Pursuing the Light– Now at the West End Gallery

I only believe in temporary denial. You know, the kind that gets you home to get your act together and try again. That’s a good denial. The kind that helps you finish the audition or the dinner or the job interview or the credit application–the whole time keeping it together, cool and confidant–then you go home and rewrite your whole autobiography and game plan and prepare to take over the world. That’s good denial. But I don’t believe in denial beyond the period you need to cool down and pep up: I believe in revision. Garson [Kanin] and I both refused to face the facts. People didn’t like a writer or a film, and we both realized they were wrong. We were right, and we trusted that in time other people would join us. And they did! Trust your instincts and trust your taste. It will work out. It has to, if you have talent, and you can’t be in denial about that, and you can only revise your talent so much. Listen and see if people believe in you and want you to succeed. Then go out and earn the faith they had in you. Deny and revise. It’s a good motto.

–Ruth Gordon/Interview with James Grissom/1984

It’s that time of the year as we approach the final squares on the calendar page. It’s a period of time to sum up, to reflect on our triumphs and defeats, both big and small. For me, it’s a time of reflection, one that focuses on the work I have done over the past year, one that normally entails facing the doubts that seem always around me.
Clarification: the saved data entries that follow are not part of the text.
template <class T> inline int sample_seed_items(const Workspace &ws, int K, int n, long long n_slots, bool off, bool lists = false)
{
    if (off || g_sw.sample_seed == 0) return 0;
    int S;
    if (g_sw.sample_seed > 0) {
        S = 64;
        for (int c : {256, 1024, 2048, 4096}) if (g_sw.sample_seed >= c) S = c;
    } else {
        S = K <= 128 ? 1024 : (K <= 384 ? 2048 : 4096);
        if (lists) { if (K < 12) return 0; S = 256; }
        if ((long long)S * 6 > n || K * 2 > S) return 0;
        if (sizeof(T) == 8 && K < 16) return 0;
    }
    if (S > n || K > S) return 0;
    if ((long long)sizeof(T) * n_slots * S > free_plus_owned(ws, {"sample_scores"}) / 8) return 0;
    return S;
}
template <class T, class Args>
inline void seed_from_sample(const Args &sa, Workspace &ws, int S, int NG, int n_slots, int n_ublocks, hipStream_t stream, const void *items64 = nullptr, void *lists = nullptr)
{
    typedef Prec<T> P;
    typedef typename std::remove_pointer<decltype(Args{}.thr_shared)>::type ThrT;
    T *sample = (T *)ws.get("sample_scores", sizeof(T) * (size_t)n_slots * (size_t)S);
    Args sd = sa;
    sd.n = S; sd.tiles_total = S / TILE_ITEMS; sd.K = 1; sd.n_splits = 1; sd.tail_ublocks = 0; sd.tail_splits = 1; sd.part_splits = 1;
    sd.buffered_lists = 0; sd.ext_topk = 0; sd.lane_cap = 0; sd.lane_cnt = nullptr; sd.spec = 0; sd.dump = sample;
    if (items64) { sd.Bp = (decltype(sd.Bp))items64; sd.glists = (decltype(sd.glists))lists; set_ext_bits(sd, nullptr, 0); }
    P::set_pending(sd, 0, 0);
    P::set_sync(sd, (int)P::lds_b(NG));
    dispatch_sweep(false, true, false, 2, NG, dim3((unsigned)n_ublocks), P::lds_b(NG) + SYNC_BYTES, stream, sd);
    const dim3 grid((unsigned)cdiv(n_slots, 4)), block(256);
#define RM_SEED_LAUNCH(NV) hipLaunchKernelGGL((k_seed_from_sample<T, ThrT, NV>), grid, block, 0, stream, n_slots, sa.K, (const T *)sample, sa.slot_user, sa.slot_chunk, sa.train_p, sa.train_i, sa.thr_shared)
    switch (S) {
    case 4096: RM_SEED_LAUNCH(64); break;
    case 2048: RM_SEED_LAUNCH(32); break;
    case 1024: RM_SEED_LAUNCH(16); break;
    case 256: RM_SEED_LAUNCH(4); break;
    default: RM_SEED_LAUNCH(1); break;
    }
#undef RM_SEED_LAUNCH
    check_launch(hipGetLastError());
}

template <class T>
void throw_csr_defects(const Plan &hp, const Call<T> &c, Ctx &cx)
{
    const bool unsorted = hp.csr_desc_all[0] != hp.csr_desc_legit[0] || hp.csr_desc_all[1] != hp.csr_desc_legit[1];
    if (!hp.csr_bad && !unsorted) return;
    cx.dense.invalidate();
    if (hp.csr_bad & CSR_BAD_INDPTR)
        throw RmError{RM_ERR_INVALID, "CSR index pointers of row " + std::to_string((long long)c.user0 + hp.csr_where) + " are negative, decreasing or beyond the index array"};
    if (hp.csr_bad & CSR_BAD_INDEX)
        throw RmError{RM_ERR_INVALID, "CSR column index out of range [0, " + std::to_string(c.n) + ") in row " + std::to_string((long long)c.user0 + hp.csr_where)};
    throw RmError{RM_INTERNAL_UNSORTED, "CSR rows are not sorted"};
}
inline void launch_csr_index_checks(int m, int n, const int *train_p, const int *train_i, long long nnz_train, const int *test_p, const int *test_i, long long nnz_test,
                                    Plan *plan, hipStream_t stream)
{
    hipLaunchKernelGGL(k_check_csr_starts, dim3(cdiv(m, 1024)), dim3(1024), 0, stream, m, train_p, train_i, test_p, test_i, plan);
    auto blocks = [](long long nnz) { return dim3((unsigned)std::min<long long>((nnz / 4 + 2 + CHECK_FLAT_THREADS - 1) / CHECK_FLAT_THREADS, CHECK_FLAT_BLOCKS)); };
    if (nnz_train > 0) hipLaunchKernelGGL(k_check_csr_flat, blocks(nnz_train), dim3(CHECK_FLAT_THREADS), 0, stream, m, n, train_p, train_i, plan, 0);
    if (nnz_test > 0) hipLaunchKernelGGL(k_check_csr_flat, blocks(nnz_test), dim3(CHECK_FLAT_THREADS), 0, stream, m, n, test_p, test_i, plan, 1);
}
inline void launch_csr_checks(int m, int n, const int *train_p, const int *train_i, long long nnz_train, const int *test_p, const int *test_i, long long nnz_test,
                              Plan *plan, const unsigned char *, hipStream_t stream)
{
    hipLaunchKernelGGL(k_check_csr_ptr, dim3(cdiv(m, 256)), dim3(256), 0, stream, m, train_p, nnz_train, test_p, nnz_test, plan);
    launch_csr_index_checks(m, n, train_p, train_i, nnz_train, test_p, test_i, nnz_test, plan, stream);
}
template <class T>
void check_csr_now(const Call<T> &c, hipStream_t stream, Ctx &cx)
{
    Plan *plan = (Plan *)cx.ws.get("plan", sizeof(Plan));
    if (cx.ev_valid) HIP_CHECK(hipStreamWaitEvent(stream, cx.done, 0));
    HIP_CHECK(hipMemsetAsync(plan, 0, sizeof(Plan), stream));
    launch_csr_checks(c.m, c.n, c.train_p, c.train_i, c.nnz_train, c.test_p, c.test_i, c.nnz_test, plan, c.only_users, stream);
    Plan hp;
    HIP_CHECK(hipMemcpyAsync(&hp, plan, sizeof(Plan), hipMemcpyDeviceToHost, stream));
    HIP_CHECK(hipStreamSynchronize(stream));
    throw_csr_defects(hp, c, cx);
}

struct Beside {
    hipStream_t &st; hipEvent_t *const ev; const int n_ev; const hipStream_t call; const bool high_priority; bool enabled;
    long long handed = 0, joined = 0, at[SIDE_MARKS] = {};
    static_assert((int)POS_MARKS <= (int)SIDE_MARKS, "at[] holds the roles of either stream");
    Beside(hipStream_t &s, hipEvent_t *e, int n, hipStream_t call_, bool hp, bool on_) : st(s), ev(e), n_ev(n), call(call_), high_priority(hp), enabled(on_) {}
    ~Beside() { if (handed > joined && st) (void)hipStreamSynchronize(st); }
    hipStream_t get()
    {
        if (!st) {
            HIP_CHECK(create_stream(&st, high_priority));
            for (int i = 0; i < n_ev; i++) HIP_CHECK(hipEventCreateWithFlags(&ev[i], hipEventDisableTiming));
        }
        return st;
    }
    hipStream_t on() { if (!enabled) return call; handed++; return get(); }
    void cut(int role) { if (enabled) { get(); HIP_CHECK(hipEventRecord(ev[role], call)); } }
    hipStream_t behind(int role) { if (!enabled) return call; HIP_CHECK(hipStreamWaitEvent(st, ev[role], 0)); handed++; return st; }
    hipStream_t fork(int role) { cut(role); return behind(role); }
    void mark(int role) { if (enabled) { HIP_CHECK(hipEventRecord(ev[role], st)); at[role] = handed; } }
    void joined_at(int role) { joined = std::max(joined, at[role]); at[role] = 0; }
    void await(int role, hipStream_t into) { if (enabled) { HIP_CHECK(hipStreamWaitEvent(into, ev[role], 0)); if (into == call) joined_at(role); } }
    void join(int role) { mark(role); await(role, call); }
    bool marked(int role) const { return at[role] != 0; }
    void sync() { if (enabled && st) { HIP_CHECK(hipStreamSynchronize(st)); joined = handed; } }
};

template <class T> inline size_t sweep_lds(int NG, int K, bool want_auc, bool with_lists, int ns, int j)
{
    typedef Prec<T> P;
    const size_t head = P::lds_b(NG, 32 * ns) + (with_lists ? P::lists_b(ns, K) : 0);
    const size_t tb = ((size_t)1 << j) * P::GU * sizeof(T);
    return want_auc ? (head + tb - 1) / tb * tb + (size_t)GROUPS_PER_BLOCK * (1 << j) * P::GU * (sizeof(T) + 4) : head;
}

struct Geometry {
    int jmax, n_ublocks, nsub, tile_items, n_waves, tiles_total;
    int n_splits, tail_ublocks, tail_splits, part_splits;
    bool mask_test, use_ext_bits, list_in_lds, want_pending;
    int n_part, part_extra;
    size_t per_key, lds_total, sync_off; int pend_cap;
    int u_split, j_shallow; size_t lds_l;
};
template <class T>
Geometry sweep_geometry(const Call<T> &c, const Plan &hp, int NG, bool want_auc, bool want_lane, bool ext_topk, bool check_nan, bool dense_ok,
                        const Switches &sw)
{
    typedef Prec<T> P;
    const int n = c.n, K = c.K;
    Geometry g{};
    g.jmax = want_auc ? hp.jmax : 0;
    g.n_ublocks = (hp.n_groups + GROUPS_PER_BLOCK - 1) / GROUPS_PER_BLOCK;
    const int n_ublocks = g.n_ublocks;
    auto lds_need_n = [&](bool with_lists, int ns) { return sweep_lds<T>(NG, K, want_auc, with_lists, ns, g.jmax); };
    g.nsub = 2;
    if (!ext_topk && !want_lane && P::max_nsub >= 3 && NG <= 8 && lds_need_n(true, 3) + SYNC_BYTES <= LDS_LIMIT && !sw.hbm_lists && !sw.nsub2)
        g.nsub = 3;
    const int nsub = g.nsub;
    g.tile_items = 32 * nsub; g.n_waves = 4 * nsub;
    g.tiles_total = (n + g.tile_items - 1) / g.tile_items;
    const int tiles_total = g.tiles_total;
    int n_splits = 1, tail_ublocks = 0, tail_splits = 0;
    if (n_ublocks > 0) {
        const int n_cu = 256;
        const int max_splits = std::max(1, std::min(MAX_PARTS / nsub, tiles_total / 16));
        const int max_tail = max_splits;
        const double fixed = 13.0 + 0.004 * std::max(0.25, K / 10.0) * tiles_total;
        auto block = [&](int sct) { return (double)tiles_total / sct + fixed; };
        const double slack = want_lane ? 0.2 : 0.1;
        auto last = [&](double rounds) { return std::max(std::ceil(rounds - 1e-9), rounds + slack); };
        double best = 1e300;
        for (int sct = 1; sct <= max_splits; sct++) {
            const double t1 = last((double)n_ublocks * sct / n_cu) * block(sct);
            if (t1 < best - 1e-9) { best = t1; n_splits = sct; tail_ublocks = 0; tail_splits = 0; }
            const long long full = (long long)n_ublocks * sct / n_cu;
            const int main_ub = (int)(full * n_cu / sct), tail_ub = n_ublocks - main_ub;
            if (full == 0 || tail_ub == 0) continue;
            for (int ts = sct + 1; ts <= max_tail; ts++) {
                const double t2 = (double)main_ub * sct / n_cu * block(sct) + last((double)tail_ub * ts / n_cu) * block(ts);
                if (t2 < best * 0.99) { best = t2; n_splits = sct; tail_ublocks = tail_ub; tail_splits = ts; }
            }
        }
    }
    if (!sw.splits.empty()) {
        int v[3] = {1, 0, 0};
        sscanf(sw.splits.c_str(), "%d,%d,%d", &v[0], &v[1], &v[2]);
        n_splits = std::max(1, std::min(v[0], std::max(1, MAX_PARTS / nsub)));
        tail_ublocks = std::max(0, std::min(v[1], n_ublocks)); tail_splits = std::max(1, std::min(v[2], std::max(1, MAX_PARTS / nsub)));
        if (tail_ublocks == 0) tail_splits = 0;
    }
    g.n_splits = n_splits; g.tail_ublocks = tail_ublocks; g.tail_splits = tail_splits;
    g.part_splits = std::max(n_splits, tail_splits);
    g.mask_test = std::is_same<T, float>::value && want_auc && !ext_topk && !check_nan && hp.n_slots > 0 &&
                  dense_ok && hp.n_slots == hp.n_active && hp.n_only_ndcg == 0 &&
                  nsub * g.part_splits + 1 <= MAX_PARTS && !sw.no_test_mask;
    g.use_ext_bits = c.ext_bits != nullptr && c.ext_words == dense_row_words(n) && (!c.ext_masked || g.mask_test);
    if (g.use_ext_bits) g.mask_test = c.ext_masked;
    g.n_part = nsub * g.part_splits + (g.mask_test ? 1 : 0);
    g.part_extra = g.mask_test ? 1 : 0;
    g.list_in_lds = !ext_topk && !want_lane && lds_need_n(true, nsub) + SYNC_BYTES <= LDS_LIMIT && !sw.hbm_lists;
    g.want_pending = !ext_topk && !want_lane && P::has_pending && !sw.no_pending;
    g.per_key = (size_t)g.n_waves * WAVE * P::pend_key_bytes;
    g.pend_cap = g.want_pending ? P::pend_cap_max : 0;
    g.lds_total = std::min<size_t>(LDS_LIMIT, lds_need_n(g.list_in_lds, nsub) + SYNC_BYTES + g.pend_cap * g.per_key);
    g.sync_off = g.lds_total - SYNC_BYTES;
    g.u_split = 0; g.j_shallow = -1; g.lds_l = 0;
    if (!g.list_in_lds && !want_lane && K <= 32 && want_auc && !sw.hbm_lists) {
        for (int j = g.jmax - 1; j >= 0 && g.j_shallow < 0; j--)
            if (sweep_lds<T>(NG, K, want_auc, true, nsub, j) + SYNC_BYTES <= LDS_LIMIT) g.j_shallow = j;
        if (g.j_shallow >= 0) g.u_split = hp.class_offset[g.j_shallow + 1] / (GROUPS_PER_BLOCK * P::GU);
    }
    if (g.u_split > 0)
        g.lds_l = std::min<size_t>(LDS_LIMIT, sweep_lds<T>(NG, K, want_auc, true, nsub, g.j_shallow) + SYNC_BYTES + g.pend_cap * g.per_key);
    return g;
}
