int l3d_add_view(l3d_ctx*, uint32_t camID, const float* segs4, uint32_t M, const double K[9],
                 const double R[9], const double t[3], uint32_t width, uint32_t height,
                 float median_depth, const uint32_t* neighbors, uint32_t n_neighbors);

int l3d_add_view_worldpoints(l3d_ctx*, uint32_t camID, const float* segs4, uint32_t M, const double K[9],
                             const double R[9], const double t[3], uint32_t width, uint32_t height,
                             float median_depth, const uint32_t* worldpoints, uint32_t n_worldpoints);
int l3d_get_visual_neighbors(l3d_ctx*, uint32_t camID, uint32_t* out, uint32_t cap, uint32_t* n);
int l3d_neighbors_from_worldpoints(uint32_t n_views, const uint32_t* cam_ids, const double* K9, const double* R9,
                                   const double* t3, const uint64_t* wp_offsets, const uint32_t* worldpoints,
                                   uint32_t num_neighbors, uint64_t* nb_offsets, uint32_t* neighbors, uint64_t cap);

typedef struct l3d_nvm l3d_nvm;
typedef struct l3d_nvm_camera {
    const char* filename;
    float focal, distortion;
    float median_depth;
    uint32_t n_worldpoints;
    double R[9], t[3], C[3];
} l3d_nvm_camera;
int l3d_nvm_open(const char* path, l3d_nvm** out);
uint32_t l3d_nvm_num_cameras(const l3d_nvm*);
int l3d_nvm_get_camera(const l3d_nvm*, uint32_t index, l3d_nvm_camera* out);
int l3d_nvm_get_worldpoints(const l3d_nvm*, uint32_t index, uint32_t* out, uint32_t cap);
void l3d_nvm_close(l3d_nvm*);
void l3d_nvm_intrinsics(float focal, uint32_t width, uint32_t height, double K[9]);
typedef struct l3d_sfm l3d_sfm;
typedef struct l3d_sfm_image {
    uint32_t id, camera;
    uint32_t width, height;
    const char* name;
    float focal;
    float median_depth;
    uint32_t n_worldpoints;
    double K[9];
    double R[9], t[3], C[3];
    double radial[3], tangential[2];
} l3d_sfm_image;
int l3d_sfm_open_colmap(const char* folder, l3d_sfm** out);
int l3d_sfm_open_bundler(const char* bundle_file, l3d_sfm** out);
uint32_t l3d_sfm_num_images(const l3d_sfm*);
int l3d_sfm_get_image(const l3d_sfm*, uint32_t index, l3d_sfm_image* out);
int l3d_sfm_get_worldpoints(const l3d_sfm*, uint32_t index, uint32_t* out, uint32_t cap);
void l3d_sfm_close(l3d_sfm*);
struct l3d_camera_model;
int l3d_sfm_get_camera_model(const l3d_sfm*, uint32_t index, struct l3d_camera_model* out);
const char* l3d_sfm_get_camera_params(const l3d_sfm*, uint32_t index, double* params, uint32_t cap, uint32_t* n);
int l3d_segment_cache_name(uint32_t camID, uint32_t width, uint32_t height, uint32_t max_segments, char* out, uint32_t cap);
int l3d_read_segment_cache(const char* path, float* segs4 , uint32_t cap, uint32_t* n);
int l3d_write_segment_cache(const char* path, const float* segs4, uint32_t n);

typedef struct l3d_image {
    const uint8_t* data;
    uint32_t cols, rows, channels, row_stride;
} l3d_image;
typedef struct l3d_detect_options {
    const char* output_folder;
    int32_t load_segments;
    int32_t max_image_width;
    uint32_t max_line_segments;
} l3d_detect_options;
typedef struct l3d_detect_stats {
    uint32_t width, height;
    uint32_t raw_segments;
    uint32_t segments;
    uint32_t from_cache;
    uint32_t seeds;
    uint32_t nfa_evals;
    uint32_t reserved;
    double max_grad;
} l3d_detect_stats;
int l3d_detect_segments(l3d_ctx*, uint32_t n_images, const l3d_image* images, int max_image_width,
                        uint32_t max_segments, uint32_t* counts);
int l3d_detect_view_segments(l3d_ctx*, uint32_t n_images, const uint32_t* camIDs, const l3d_image* images,
                             const l3d_detect_options* opts, uint32_t* counts);
int l3d_get_detected_segments(l3d_ctx*, float* segs4 , uint64_t cap, uint64_t* n);
int l3d_get_detect_stats(l3d_ctx*, l3d_detect_stats* out, uint32_t cap, uint32_t* n);
int l3d_add_view_image(l3d_ctx*, uint32_t camID, const l3d_image* image, const l3d_detect_options* opts,
                       const double K[9], const double R[9], const double t[3], float median_depth,
                       const uint32_t* neighbors, uint32_t n_neighbors, uint32_t* n_segments);
int l3d_add_view_image_worldpoints(l3d_ctx*, uint32_t camID, const l3d_image* image, const l3d_detect_options* opts,
                                   const double K[9], const double R[9], const double t[3], float median_depth,
                                   const uint32_t* worldpoints, uint32_t n_worldpoints, uint32_t* n_segments);

typedef struct l3d_distortion { double K[9]; double radial[3]; double tangential[2]; } l3d_distortion;
int l3d_undistort_images(l3d_ctx*, uint32_t n_images, const l3d_image* in, const l3d_distortion* dist,
                         uint8_t* const* out);
enum { L3D_CAM_NONE = 0, L3D_CAM_FULL_OPENCV = 1, L3D_CAM_OPENCV_FISHEYE = 2, L3D_CAM_SIMPLE_RADIAL_FISHEYE = 3,
       L3D_CAM_RADIAL_FISHEYE = 4, L3D_CAM_FOV = 5 };
typedef struct l3d_camera_model {
    uint32_t model;
    uint32_t reserved;
    double K[9];
    double params[8];
    double K_new[9];
} l3d_camera_model;
int l3d_undistort_images_model(l3d_ctx*, uint32_t n_images, const l3d_image* in, const l3d_camera_model* cams,
                               uint8_t* const* out);

int l3d_match_images(l3d_ctx*, const l3d_match_params*);

int l3d_match_begin(l3d_ctx*, const l3d_match_params*);
int l3d_num_pairs(l3d_ctx*, uint32_t* n);
int l3d_get_pairs(l3d_ctx*, uint32_t* src_cam, uint32_t* tgt_cam, uint64_t* slot_offset );
int l3d_match_pairs(l3d_ctx*, uint32_t first, uint32_t count);
int l3d_slot_buffer(l3d_ctx*, void** dev_ptr, uint64_t* n_slots);
int l3d_get_fresh_hyp(l3d_ctx*, float* out, uint64_t n);
int l3d_slots_exchanged(l3d_ctx*);
int l3d_slot_index_buffer(l3d_ctx*, void** dev_ptr, uint64_t* n_slots);
int l3d_pack_slot_indices(l3d_ctx*, uint32_t first, uint32_t count);
int l3d_expand_slot_indices(l3d_ctx*, uint32_t first, uint32_t count);
int l3d_match_finish(l3d_ctx*);
int l3d_lists_shard(l3d_ctx*, uint32_t rank, uint32_t world, void* slab_ptr[4], uint64_t slab_bytes[4], void* full_ptr[4]);
int l3d_lists_shard_views(l3d_ctx*, uint32_t rank, uint32_t world, uint32_t view0, uint32_t view1, void* slab_ptr[4],
                          uint64_t slab_bytes[4], void* full_ptr[4]);
int l3d_tail_shard_count(l3d_ctx*, uint32_t counts[2]);
int l3d_shard_options(l3d_ctx*, uint32_t first_needed_rank, int exchanges_stream_ordered);
int l3d_tail_shard_layout(l3d_ctx*, uint32_t world, const uint32_t* counts_all, const uint32_t* view_bounds, void* base_ptr[9],
                          uint64_t elt_bytes[9], uint64_t* first, uint64_t* count);
int l3d_tail_shard_commit(l3d_ctx*);
int l3d_affinity_shard_begin(l3d_ctx*, uint32_t rank, uint32_t world, void** simv, uint64_t* first, uint64_t* count);
int l3d_affinity_shard_finish(l3d_ctx*);
int l3d_affinity_shard_abort(l3d_ctx*);
int l3d_plan_shards(uint32_t n_views, uint32_t n_pairs, const uint32_t* pair_src_view, const uint64_t* pair_cost,
                    uint32_t world, uint32_t* view_bounds, uint32_t* pair_bounds);
int l3d_match_abort(l3d_ctx*);

int l3d_compute_affinity(l3d_ctx*);

int l3d_reconstruct_3d_lines(l3d_ctx*, uint32_t visibility_t, int perform_diffusion, float collinearity_t,
                             int use_CERES, uint32_t max_iter_CERES);
int l3d_num_3d_lines(l3d_ctx*, uint32_t* n_lines, uint32_t* n_segments, uint32_t* n_residuals);
typedef struct l3d_line_opt_summary {
    uint32_t lines_bundled;
    uint32_t lines_constant;
    uint32_t lines_dropped;
    uint32_t stop_gradient, stop_function, stop_parameter, stop_max_iter;
    uint32_t stop_other;
    uint32_t max_iterations;
    uint32_t residuals;
    uint32_t lines_wide;
    uint32_t max_residuals;
    double cost_before, cost_after;
    float kernel_ms;
    uint32_t reserved;
} l3d_line_opt_summary;
int l3d_line_opt_stats(l3d_ctx*, l3d_line_opt_summary* out);
int l3d_get_3d_lines(l3d_ctx*, uint32_t* seg_offsets, l3d_segment3d* segments, uint32_t* res_offsets,
                     l3d_segment2d* residuals, l3d_segment3d* cluster_lines, uint32_t* reference_views);

int l3d_synchronize(l3d_ctx*);


int l3d_pair_tests(l3d_ctx*, uint64_t* n);
int l3d_get_matches(l3d_ctx*, uint32_t camID, l3d_match* out, uint64_t cap, uint32_t* seg_offsets,
                    uint64_t* n);
int l3d_get_pair_slots(l3d_ctx*, uint32_t pair_index, l3d_slot* out, uint64_t cap, uint32_t* Ms,
                       uint32_t* K);
int l3d_num_best(l3d_ctx*, uint32_t* n);
int l3d_get_best(l3d_ctx*, l3d_segment2d* seg2d, l3d_segment3d* seg3d, l3d_match* best);
int l3d_view_info(l3d_ctx*, uint32_t camID, float* k, float* median_depth);
int l3d_translation(l3d_ctx*, double t[3]);
int l3d_num_affinity(l3d_ctx*, uint32_t* n_edges, uint32_t* n_rows);
int l3d_get_affinity(l3d_ctx*, l3d_cledge* edges, l3d_segment2d* local2global, float* med_scene_depth_lines);
int l3d_get_sparse_matrix(l3d_ctx*, int sort_by_row, l3d_float4* entries, int32_t* start_indices);

int l3d_principal_direction(const double S9[9], double dir3[3]);
int l3d_line_to_cayley(const double P1[3], const double P2[3], double x[4]);
int l3d_cayley_to_segment(const double x[4], const double P1_old[3], const double P2_old[3], double P1[3], double P2[3]);
int l3d_line_opt_eval(int device, uint32_t n, const double x[4], const double* obs, const double* cams, double* cost,
                      double* residuals, double* jacobians, int32_t* ok);

int l3d_triangulate_points(int device, uint32_t n_cameras, const double* P12, uint64_t n_points, const uint64_t* obs_offsets,
                           const uint32_t* obs_camera, const double* obs_xy, double* X3, uint8_t* valid);
int l3d_rotation_from_rpy(double roll, double pitch, double yaw, double R9[9]);
int l3d_rotation_from_q(double qw, double qx, double qy, double qz, double R9[9]);
int l3d_decompose_projection_matrix(const double P12[12], double K9[9], double R9[9], double t3[3]);

int l3d_selftest_arith(int device, uint64_t n, uint64_t seed, uint64_t counts[3]);

int l3d_selftest_scan(int device, uint32_t element_bytes, const void* in, uint32_t n_in, uint32_t n_calls, const uint32_t* n,
                      int in_place, int pass_total, void* out, void* totals, uint64_t* ws_nonzero, uint64_t* guard_changed);

int l3d_set_brute_force(l3d_ctx*, int on);

typedef struct l3d_timings {
    float begin_ms;
    float match_pairs_ms;
    float finish_ms;
    float affinity_ms;
    uint32_t match_kernel_launches;
    float match_kernel_ms;
    float cull_prepare_ms;
    uint32_t culled_pairs;
    uint32_t list_entries;
    uint32_t support_words;
    uint32_t tied_rows;
    uint32_t chain_sweeps;
    uint32_t chain_extra_rounds;
    uint32_t pool_retries;
    float lists_ms;
    uint32_t record_kbytes;
    uint32_t list_inverse;
    uint32_t list_candidates;
    uint32_t list_headers;
    uint32_t slots_lo, slots_hi;
} l3d_timings;
int l3d_get_timings(l3d_ctx*, l3d_timings*);
int l3d_set_timing_level(l3d_ctx*, int level);
unsigned long long l3d_debug_counter(const char* name);


int l3d_match_lines(int device, const float* lines_src4, uint32_t Ms, const float* lines_tgt4, uint32_t Mt,
                    const double F[9], const double RtKinv_src[9], const double RtKinv_tgt[9],
                    const double C_src[3], const double C_tgt[3], uint32_t width, uint32_t height,
                    float epi_overlap, int32_t kNN, l3d_slot* out_slots, uint64_t* num_matches);

int l3d_output_filename(l3d_ctx*, int max_image_width, char* buf, uint32_t cap);
int l3d_save_3d_lines_txt(l3d_ctx*, const char* output_folder, int max_image_width);
int l3d_save_3d_lines_bin(l3d_ctx*, const char* output_folder, int max_image_width);
int l3d_get_segment_coords2d(l3d_ctx*, uint32_t camID, uint32_t segID, float coords[4]);
int l3d_save_result_stl(l3d_ctx*, const char* output_folder, int max_image_width);
int l3d_save_result_obj(l3d_ctx*, const char* output_folder, int max_image_width);

int l3d_score_matches(int device, const float* lines4, uint32_t M, const float* matches4, const int32_t* ranges2,
                      const float* reg_tgt2, uint32_t n, const double RtKinv[9], const double C[3], float two_sigA_sqr,
                      float k, float* scores);

int l3d_find_collinear_segments(int device, const float* lines4, uint32_t M, float dist_t, uint32_t* offsets,
                                uint32_t* idx, uint64_t cap, uint64_t* n);

int l3d_diffuse_affinity(int device, const l3d_cledge* edges, uint32_t n_edges, uint32_t n_rows, uint32_t iterations,
                         l3d_cledge* out);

I’ve written about this subject of self-doubt ad nauseum in the past so I am not going to go too long about it today.

One of the hardest parts of this job is when the work that feel you most passionate about, the work that you feel represents a step forward in your creative progression, doesn’t garner the response you feel it deserves.

Intellectually, it is easy to rationalize this since one realizes that art is subject to personal tastes and desires, that it cannot reach every person in the same way.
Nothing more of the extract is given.